In a typical transform encoder, as shown in FIG. 5, the input audio samples are first buffered by buffer 51 in frames, and at the same time passed to a block-size selector 52 to determine the suitable block size or window prior to the windowing and transform by window and transform unit 53, of the audio samples. In a hybrid subband and transform coder such as the ATRAC algorithm, the input audio samples, sampled at 44.1 kHz, i.e., 44100 samples generated per second, are subjected to a hybrid subband and transform coding. The hybrid subband-transform front-end of the encoding process of the ATRAC algorithm is shown in FIG. 6. The input audio samples are first subband filtered into two equal bandwidths using quadrature mirror filter 61 and the resultant lower frequency band is further subdivided into two equal bandwidths by another set of quadrature mirror filter 62. Here, L, M, H means Low band, Middle band, and High band, respectively. A time delay 63 is used to time-align the signal in high-frequency band with those of the lower frequency bands. The subband samples are then separately passed to the block size selector 64 to determine suitable block sizes for the windowing and the modified discrete cosine transform processes in blocks 65, 66 and 67. One of the two block sizes or modes will be selected for each of the frequency bands.
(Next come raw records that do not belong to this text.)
# UoB-HPC/neutral

Measured on AMD Instinct MI355X. Metric: particle-steps/sec, higher is better.
Workload: dtype f64

## Files before the change

### neutral_amd/csrc/neutral_tiled.hip

```cpp
#include <cstdlib>
#include <cstring>
#include <type_traits>

#include "neutral_kernels.h"

#include "neutral_device.h"
#include "neutral_history.h"
#include "neutral_wave.h"

namespace neutral {

#ifndef NEUTRAL_STREAM_BLOCK
#define NEUTRAL_STREAM_BLOCK 1024
#endif
constexpr int kStreamBlock = NEUTRAL_STREAM_BLOCK;
constexpr int kChunkParticlesMax = 32768;
constexpr int kChunkParticlesMin = 1024;
constexpr int kStreamRefillMin = 56;
constexpr int kStreamRepeat = 64;
constexpr int kStreamRepeatOnePass = 128;
#ifdef NEUTRAL_NO_CARRIED_START
constexpr bool kCarriedStart = false;
#else
constexpr bool kCarriedStart = true;
// ... 342 lines not shown
                                                                    const unsigned* slot_of_id,
                                                                    ParticleView p, int n,
                                                                    const int* abort_flag,
                                                                    const unsigned* first_inactive,
                                                                    unsigned final_from,
                                                                    const unsigned* skip_ids,
                                                                    int partial_ok) {
  if (abort_flag && *abort_flag) {
    return;
  }
  for (long long kk = (long long)blockIdx.x * kSortBlock + threadIdx.x; kk < n; kk += (long long)gridDim.x * kSortBlock) {
    const int k = (int)kk;
    if (skip_ids && ((skip_ids[k >> 5] >> (k & 31)) & 1u)) {
      continue;
    }
    const unsigned slot = slot_of_id[k];
    if (slot >= (first_inactive ? *first_inactive : final_from)) {
      continue;
    }
    const rec_quad* const q = (const rec_quad*)__builtin_assume_aligned(&rec[slot], 16);
    ParticleRec r;
    rec_quad* const rq = (rec_quad*)&r;
    rq[0] = q[0];
    rq[1] = q[1];
    rq[2] = q[2];
    __builtin_nontemporal_store(r.x, &p.x[k]);
    __builtin_nontemporal_store(r.y, &p.y[k]);
    __builtin_nontemporal_store(r.dt_to_census, &p.dt_to_census[k]);
    __builtin_nontemporal_store(r.mfp_to_collision, &p.mfp_to_collision[k]);
    __builtin_nontemporal_store(r.cellx, &p.cellx[k]);
    __builtin_nontemporal_store(r.celly, &p.celly[k]);
    if (!partial_ok || (r.dead & kRecChanged)) {
      rq[3] = q[3];
      rq[4] = q[4];
      __builtin_nontemporal_store(r.omega_x, &p.omega_x[k]);
      __builtin_nontemporal_store(r.omega_y, &p.omega_y[k]);
      __builtin_nontemporal_store(r.energy, &p.energy[k]);
      __builtin_nontemporal_store(r.weight, &p.weight[k]);
      __builtin_nontemporal_store((record_state(r.dead) == kRecDead) ? 1 : 0, &p.dead[k]);
    }
  }
}

__global__ __launch_bounds__(1024) void tile_chunks_kernel(TiledArgs t) {
  __shared__ unsigned s_chunks[1024];
  constexpr int kStagedOffsets = 8192;
  __shared__ unsigned s_offset[kStagedOffsets + 2];
  const int tid = threadIdx.x;
  const bool staged = t.nsort + 1 <= kStagedOffsets;
  if (staged) {
    for (int i = tid; i <= t.nsort + 1; i += 1024) {
      s_offset[i] = t.tile_offset[i];
    }
    __syncthreads();
  }
  const unsigned* offset = staged ? s_offset : t.tile_offset;
  const unsigned nactive = offset[t.nsort];
  const int classes = t.reach_classes;
  long long per = (t.ntiles + 1023) / 1024;
  if (nactive > 0) {
    const long long per_sparse =
        ((long long)t.chunk_particles * (long long)t.ntiles + nactive - 1) / (long long)nactive;
    per = (per_sparse > per) ? per_sparse : per;
    constexpr long long kSweepTilesMax = 32;
    const long long floor_per = (t.ntiles + 1023) / 1024;
    const long long cap = (floor_per > kSweepTilesMax) ? floor_per : kSweepTilesMax;
    per = (per > cap) ? cap : per;
  }
  per = (per > t.ntiles) ? t.ntiles : per;
  const long long lo_ll = (long long)tid * per;
  const int lo = (lo_ll < t.ntiles) ? (int)lo_ll : t.ntiles;
  const int hi = (lo_ll + per < t.ntiles) ? (int)(lo_ll + per) : t.ntiles;
  const unsigned cp = (unsigned)t.chunk_particles;

  unsigned nch = 0;
  unsigned chunk = 0;
  unsigned nwindowed = 0;
  for (int sweep = 0; sweep < 2; ++sweep) {
    unsigned run_begin = 0, run_end = 0;
    auto emit = [&](unsigned begin, unsigned end, unsigned tile, unsigned windowed) {
      if (end <= begin) {
        return;
      }
      const unsigned parts = (end - begin + cp - 1) / cp;
      const unsigned size = (end - begin + parts - 1) / parts;
      for (unsigned b = begin; b < end; b += size) {
        const unsigned e = (b + size < end) ? b + size : end;
        if (sweep == 0) {
          nch++;
        } else {
          const unsigned w = (windowed && (e - b) >= (unsigned)t.window_min_particles) ? 1u : 0u;
          if (chunk < (unsigned)t.max_chunks) {
            t.chunks[chunk] = make_uint4(b, e, tile, w);
          }
          nwindowed += w;
          chunk++;
        }
      }
    };
    for (int i = lo; i < hi; ++i) {
      const unsigned begin = offset[i * classes];
      const unsigned end = offset[(i + 1) * classes];
      if (end - begin >= (unsigned)t.window_min_particles) {
        emit(run_begin, run_end, 0u, 0u);
        run_begin = run_end = end;
        emit(begin, end, (unsigned)i, 1u);
      } else {
        if (run_end == run_begin) {
          run_begin = begin;
        }
        run_end = end;
      }
    }
    emit(run_begin, run_end, 0u, 0u);
    if (sweep == 0) {
      s_chunks[tid] = nch;
      __syncthreads();
      for (int off = 1; off < 1024; off <<= 1) {
        const unsigned c0 = (tid >= off) ? s_chunks[tid - off] : 0;
        __syncthreads();
        s_chunks[tid] += c0;
        __syncthreads();
      }
      chunk = s_chunks[tid] - nch;
    }
  }
  if (nwindowed) {
    atomicAdd(&t.ctrl[kCtrlWindowed], nwindowed);
  }
  if (tid == 1023) {
    t.ctrl[kCtrlNumChunks] = s_chunks[1023];
    t.ctrl[kCtrlActive] = nactive;
    t.ctrl[kCtrlLive] = nactive;
    t.ctrl[kCtrlChunkHead] = 0;
    t.ctrl[kCtrlCollideCount] = 0;
    t.ctrl[kCtrlMigrants] = 0;
    if (t.pass == 0) {
      t.ctrl[kCtrlPassesUsed] = 1;
      t.ctrl[kCtrlEmigrants] = 0;
      t.ctrl[kCtrlFirstInactive] = offset[t.nsort];
    } else if (nactive > 0) {
      t.ctrl[kCtrlPassesUsed] = (unsigned)t.pass + 1u;
    }
  }
}

__global__ __launch_bounds__(kSortBlock) void tile_uniform_kernel(SolveArgs a, TiledArgs t, int window_cells) {
  __shared__ int s_differs;
  if (threadIdx.x == 0) {
    s_differs = 0;
  }
  __syncthreads();
  const int tile = (int)blockIdx.x;
  const int margin = (window_cells - (1 << t.tile_shift)) >> 1;
  int x0 = ((tile % t.tiles_x) << t.tile_shift) - margin - 1;
  int y0 = ((tile / t.tiles_x) << t.tile_shift) - margin - 1;
  int x1 = x0 + window_cells + 2;
  int y1 = y0 + window_cells + 2;
  x0 = (x0 < 0) ? 0 : x0;
  y0 = (y0 < 0) ? 0 : y0;
  x1 = (x1 > a.nx) ? a.nx : x1;
  y1 = (y1 > a.ny) ? a.ny : y1;
  const int w = x1 - x0;
  const int n = w * (y1 - y0);
  const long long first = __double_as_longlong(a.density[(size_t)y0 * a.nx + x0]);
  bool differs = false;
  for (int i = threadIdx.x; i < n; i += kSortBlock) {
    const int y = y0 + i / w;
    const int x = x0 + i % w;
    differs |= (__double_as_longlong(a.density[(size_t)y * a.nx + x]) != first);
  }
  if (__ballot(differs) != 0 && (threadIdx.x & 63) == 0) {
    s_differs = 1;
  }
  __syncthreads();
  if (threadIdx.x == 0) {
    t.tile_uniform[tile] = s_differs ? 0 : 1;
  }
}

__global__ __launch_bounds__(1024) void edges_check_kernel(SolveArgs a, TiledArgs t) {
  __shared__ int s_differs;
  if (threadIdx.x == 0) {
    s_differs = 0;
  }
  __syncthreads();
  bool differs = !(a.edge_dx > 0.0) || !(a.edge_dy > 0.0);
  for (int i = threadIdx.x; i <= a.nx; i += 1024) {
    differs |= __double_as_longlong(edge_from_formula(a.edge_dx, i + a.x_off)) !=
               __double_as_longlong(a.edgex[i + a.pad]);
  }
  for (int i = threadIdx.x; i <= a.ny; i += 1024) {
    differs |= __double_as_longlong(edge_from_formula(a.edge_dy, i + a.y_off)) !=
               __double_as_longlong(a.edgey[i + a.pad]);
  }
  if (__ballot(differs) != 0 && (threadIdx.x & 63) == 0) {
    s_differs = 1;
  }
  __syncthreads();
  if (threadIdx.x == 0) {
    *t.edges_computed = s_differs ? 0 : 1;
  }
}


__global__ __launch_bounds__(kSortBlock) void queue_reset_kernel(TiledArgs t) {
  const int tile = (int)blockIdx.x;
  unsigned used = t.queue_tail[tile];
  used = (used > t.queue_capacity) ? t.queue_capacity : used;
  unsigned* log = t.queue_entries + (size_t)tile * t.queue_capacity;
  for (unsigned i = threadIdx.x; i < used; i += kSortBlock) {
    log[i] = kQueueEmpty;
  }
  __syncthreads();
  if (threadIdx.x == 0) {
    t.queue_tail[tile] = 0u;
    t.queue_head[tile] = 0u;
  }
}

template <int kW>
__device__ __forceinline__ void flush_window(const SolveArgs& a, double* window, double* mesh,
                                             int ox, int oy) {
  constexpr int kS = kW + kWindowRowPad;
  for (int i = threadIdx.x; i < kW * kW; i += kStreamBlock) {
    const int at = (i / kW) * kS + (i % kW);
    const double v = window[at];
    window[at] = 0.0;
    if (v != 0.0) {
      const int gx = ox + (i % kW);
      const int gy = oy + (i / kW);
      if (gx >= 0 && gx < a.nx && gy >= 0 && gy < a.ny) {
        unsafeAtomicAdd(&mesh[gy * a.nx + gx], v);
      }
    }
  }
}

template <bool kSameTables, bool kWithIndex = true>
__host__ __device__ __forceinline__ size_t stream_lds_payload_bytes(const SolveArgs& a, int window_cells) {
  size_t lds = sizeof(double) * (size_t)window_cells;
  if (kWithIndex && a.scatter_index) {
    lds += sizeof(unsigned short) * (size_t)(a.scatter_index_n + 1);
  }
  if (kWithIndex && !kSameTables && a.absorb_index) {
    lds += sizeof(unsigned short) * (size_t)(a.absorb_index_n + 1);
  }
  return (lds + 15) & ~(size_t)15;
}
#ifdef NEUTRAL_PHASE_CLOCK
constexpr size_t kStreamLdsControlBytes = 64 + 16 * 9 * 8;
#else
constexpr size_t kStreamLdsControlBytes = 64;
#endif

__device__ __forceinline__ bool far_to_go(const History& h, const TiledArgs& t) {
  const double ahead = h.speed * h.dt_to_census;
  const double facets_ahead = ahead * (fabs(h.omega_x) * t.cells_per_x +
                                       fabs(h.omega_y) * t.cells_per_y);
  return facets_ahead > kMigrateMinFacets;
}

#ifdef NEUTRAL_PHASE_CLOCK
__device__ unsigned long long g_phase_clock[8];
#define PHASE_DECL                                                                              \
  unsigned long long* const lds_ph =                                                            \
      (unsigned long long*)((char*)lds_ctl + 64) + (threadIdx.x >> 6) * 9;                      \
  if ((threadIdx.x & 63) == 0) {                                                                \
    lds_ph[0] = __builtin_readcyclecounter();                                                   \
    for (int k = 1; k <= 8; ++k) lds_ph[k] = 0;                                                 \
  }
#define PHASE(k)                                                                                \
  do {                                                                                          \
    if ((int)(threadIdx.x & 63) == __builtin_ctzll(__builtin_amdgcn_ballot_w64(true))) {        \
      const unsigned long long ph_now = __builtin_readcyclecounter();                           \
      lds_ph[1 + (k)] += ph_now - lds_ph[0];                                                    \
      lds_ph[0] = ph_now;                                                                       \
    }                                                                                           \
  } while (0)
#define PHASE_REPORT                                                                            \
  if ((threadIdx.x & 63) == 0) {                                                                \
    for (int k = 0; k < 8; ++k) atomicAdd(&g_phase_clock[k], lds_ph[1 + k]);                    \
  }
extern "C" void neutral_hip_debug_phase_clock(unsigned long long* out8) {
  (void)hipDeviceSynchronize();
  (void)hipMemcpyFromSymbol(out8, HIP_SYMBOL(g_phase_clock), sizeof(unsigned long long) * 8);
  unsigned long long zero[8] = {0, 0, 0, 0, 0, 0, 0, 0};
  (void)hipMemcpyToSymbol(HIP_SYMBOL(g_phase_clock), zero, sizeof(zero));
}
#else
#define PHASE_DECL
#define PHASE(k)
#define PHASE_REPORT
#endif

static __device__ SpectrumParams d_spectrum = {};

static __global__ void spectrum_params_kernel(SpectrumParams p) { d_spectrum = p; }

static __device__ CurrentParams d_current = {nullptr, nullptr, nullptr};

static __global__ void current_params_kernel(CurrentParams p) { d_current = p; }
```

The transformed samples are then grouped into units and within each unit, a scale factor equivalent to or just exceeding the maximum amplitude of the unit samples is selected. The transformed samples are then quantized using the determined scale factors and the bit allocation information derived from the dynamic bit allocation unit 68.
It is known that, in transform coding, a pre-echo or a noise/ringing effect in the silent period before a sudden increase of signal magnitude, or an attack, can occur, particularly if transform coding block size for the audio frame containing the attack is long. Modified discrete cosine transform with adaptive block sizes is typically used to reduce the pre-echo as well as the noise at block boundaries. The block sizes available for the transform coding must in the first place be selected such that if a signal attack were to be detected, a short block transform could be used to process the attack signal and will not give rise to ringing or noise signal to the adjacent blocks. When the size of the short block is made small enough, the pre-echo will not be audible. An important issue is the accurate detection of an attack signal itself.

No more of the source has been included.